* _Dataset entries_

static int deal_ranked_tiles(deff_ctx *c, SweepPlan *pl, int T, int own_lo, int own_h, int resident, bool *dealt)
{
    *dealt = false;
    int cus = 0;
    HIP_TRY(hipDeviceGetAttribute(&cus, hipDeviceAttributeMultiprocessorCount, c->device));
    const int xcds = 8, per_xcd = cus / xcds, occ = cus > 0 ? resident / cus : 0;
    if (cus % xcds != 0 || occ != 3 || resident != occ * cus) return DEFF_OK;
    const int slots = cus * 4;
    const int ntx = pl->ntx, cap = own_h / (3 * T);
    const int ncol = ntx * c->nimg;
    if (ntx > 0xFFFF || c->nimg > 0x7FFF || ncol > slots) return DEFF_OK;
    const int nq = std::min(slots / ncol, cap);
    if (nq < 1 || c->tb_rank_wall < 1000 || c->tb_rank_w[0] < 1 || c->tb_rank_w[1] < 1 || c->tb_rank_w[2] < 1) return DEFF_OK;
    const std::vector<int> key = {T, own_lo, own_h, ntx, c->nimg, pl->shift, resident, c->tb_rank_w[0], c->tb_rank_w[1], c->tb_rank_w[2], c->tb_rank_wall};
    auto fill_plan = [&]() {
        pl->dealt = c->tb_dealt;
        pl->LY = c->tb_dealt_LY;
        pl->tcpi = 3 * c->tb_dealt_nmax;
        pl->tgy = pl->tcpi * c->nimg;
        pl->tgx = (ntx * pl->tgy + 3) / 4;
        pl->tblocks = resident;
        *dealt = true;
    };
    if (c->tb_dealt && key == c->tb_dealt_key) { fill_plan(); return DEFF_OK; }
    const double v[3] = {(double)c->tb_rank_w[0], (double)c->tb_rank_w[1], (double)c->tb_rank_w[2]};
    const int K = T * (T - 1) + 8;
    std::vector<std::array<double, 3>> speed(ncol, std::array<double, 3>{v[0], v[1], v[2]});
    const bool walls = ntx >= 3;
    if (walls) {
        const int hw = (T + 1) & ~1, wout = TB_COLS - 2 * hw;
        const int last_cols = c->nx - ((ntx - 1) * wout - pl->shift);
        const double extra = c->tb_rank_wall / 1000.0 - 1.0, by_rank[3] = {2.5, 1.5, 1.0};
        const double fill = (double)std::min(last_cols, TB_COLS) / TB_COLS;
        for (int img = 0; img < c->nimg; ++img)
            for (int r = 0; r < 3; ++r) {
                speed[(size_t)img * ntx][r] = v[r] / (1.0 + extra * by_rank[r]);
                speed[(size_t)img * ntx + ntx - 1][r] = v[r] / (1.0 + extra * by_rank[r] * fill);
            }
    }
    struct Strip { int n[3]; int ly[3]; };
    std::vector<Strip> st(ncol);
    for (auto &q : st) q.n[0] = q.n[1] = q.n[2] = nq;
    int spare[3] = {slots - ncol * nq, slots - ncol * nq, slots - ncol * nq};
    auto strip_time = [&](int tx) {
        const Strip &q = st[tx];
        const std::array<double, 3> &u = speed[tx];
        return ((double)T * own_h + (double)K * (q.n[0] + q.n[1] + q.n[2])) / (q.n[0] * u[0] + q.n[1] * u[1] + q.n[2] * u[2]);
    };
    for (int it = 0; it < 3 * slots; ++it) {
        int worst = -1;
        double tw = 0;
        for (int tx = 0; tx < ncol; ++tx) {
            const double t = strip_time(tx);
            if (t > tw) { tw = t; worst = tx; }
        }
        int r = -1;
        for (int k = 0; k < 3; ++k)
            if (spare[k] > 0 && st[worst].n[k] < cap && (r < 0 || spare[k] > spare[r])) r = k;
        if (r < 0) break;
        ++st[worst].n[r];
        --spare[r];
    }
    int nmax = 0;
    for (int tx = 0; tx < ncol; ++tx) {
        Strip &q = st[tx];
        const double t = strip_time(tx);
        int left = own_h;
        for (int r = 2; r >= 1; --r) {
            int ly = (int)((t * speed[tx][r] - K) / T);
            if (ly < T) ly = T;
            q.ly[r] = ly;
            left -= q.n[r] * ly;
        }
        q.ly[0] = (left + q.n[0] - 1) / q.n[0];
        if (q.ly[0] < T) return DEFF_OK;
        nmax = std::max(nmax, std::max(q.n[0], std::max(q.n[1], q.n[2])));
    }
    if ((long)3 * c->nimg * ntx * nmax >= (1L << 30)) return DEFF_OK;
    const size_t entries = (size_t)resident * 4 + 1;
    {
        std::vector<int4> &tab = c->tb_dealt_host;
        tab.assign(entries, make_int4(0, 0, 0, 0));
        auto tile = [&](int r, int col, int q) {
            const Strip &sp = st[col];
            const int img = col / ntx, tx = col % ntx;
            const int own0 = own_lo + img * c->ny;
            const int own_hi = own0 + own_h;
            int ry0 = own0;
            for (int k = 0; k < r; ++k) ry0 += sp.n[k] * sp.ly[k];
            ry0 += q * sp.ly[r];
            int rows_here = std::min(sp.ly[r], own_hi - ry0);
            if (r == 2 && q == sp.n[2] - 1) rows_here = own_hi - ry0;
            return make_int4(tx | (img << 16), ry0, rows_here > 0 ? rows_here : 0, (int)((unsigned)(((r * c->nimg + img) * ntx + tx) * nmax + q) | ((unsigned)r << 30)));
        };
        for (int r = 0; r < 3; ++r) {
            auto slot = [&](int m, int w) { return ((((size_t)(r * per_xcd + m % per_xcd) << 3) | (size_t)(m / per_xcd)) * 4 + w); };
            std::vector<char> used((size_t)cus * 4, 0);
            std::vector<int4> wall_tiles;
            if (walls)
                for (int img = 0; img < c->nimg; ++img)
                    for (int tx : {0, ntx - 1})
                        for (int q = 0; q < st[(size_t)img * ntx + tx].n[r]; ++q) wall_tiles.push_back(tile(r, img * ntx + tx, q));
            const int nw = (int)wall_tiles.size();
            for (int k = 0; k < nw; ++k) {
                int m = (int)(((long)k * cus) / std::max(nw, 1) + (long)r * cus / 3) % cus, w = 0;
                while (used[(size_t)m * 4 + w]) { if (++w == 4) { w = 0; m = (m + 1) % cus; } }
                used[(size_t)m * 4 + w] = 1;
                tab[slot(m, w)] = wall_tiles[k];
            }
            int m = 0, w = 0;
            for (int col = 0; col < ncol; ++col) {
                if (walls && (col % ntx == 0 || col % ntx == ntx - 1)) continue;
                for (int q = 0; q < st[col].n[r]; ++q) {
                    while (m < cus && used[(size_t)m * 4 + w]) { if (++w == 4) { w = 0; ++m; } }
                    if (m >= cus) return fail(DEFF_ESTATE, "dealt tiles: more chunks than waves (rank %d)", r);
                    used[(size_t)m * 4 + w] = 1;
                    tab[slot(m, w)] = tile(r, col, q);
                }
            }
        }
        if (c->tb_dealt_cap < entries) {
            TRY(resident_check(c));
            if (c->tb_dealt) { HIP_TRY(hipStreamSynchronize(c->stream)); HIP_TRY(hipFree(c->tb_dealt)); c->tb_dealt = nullptr; }
            HIP_TRY(hipMalloc((void **)&c->tb_dealt, entries * sizeof(int4)));
            c->tb_dealt_cap = entries;
        }
        HIP_TRY(hipMemcpyAsync(c->tb_dealt, tab.data(), entries * sizeof(int4), hipMemcpyHostToDevice, c->stream));
        HIP_TRY(hipStreamSynchronize(c->stream));
        c->tb_dealt_key = key;
        c->tb_dealt_LY = st[ntx / 2].ly[1];
        c->tb_dealt_nmax = nmax;
        c->tb_dealt_miss_at = (size_t)resident * 4;
        c->tb_dealt_waves = 0;
        c->tb_dealt_looks = 0;
    }
    fill_plan();
    return DEFF_OK;
}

* _Your instructions_
Go through the entries and report every line with the string "wout".

* _Output of the task_
        const int hw = (T + 1) & ~1, wout = TB_COLS - 2 * hw;
        const int last_cols = c->nx - ((ntx - 1) * wout - pl->shift);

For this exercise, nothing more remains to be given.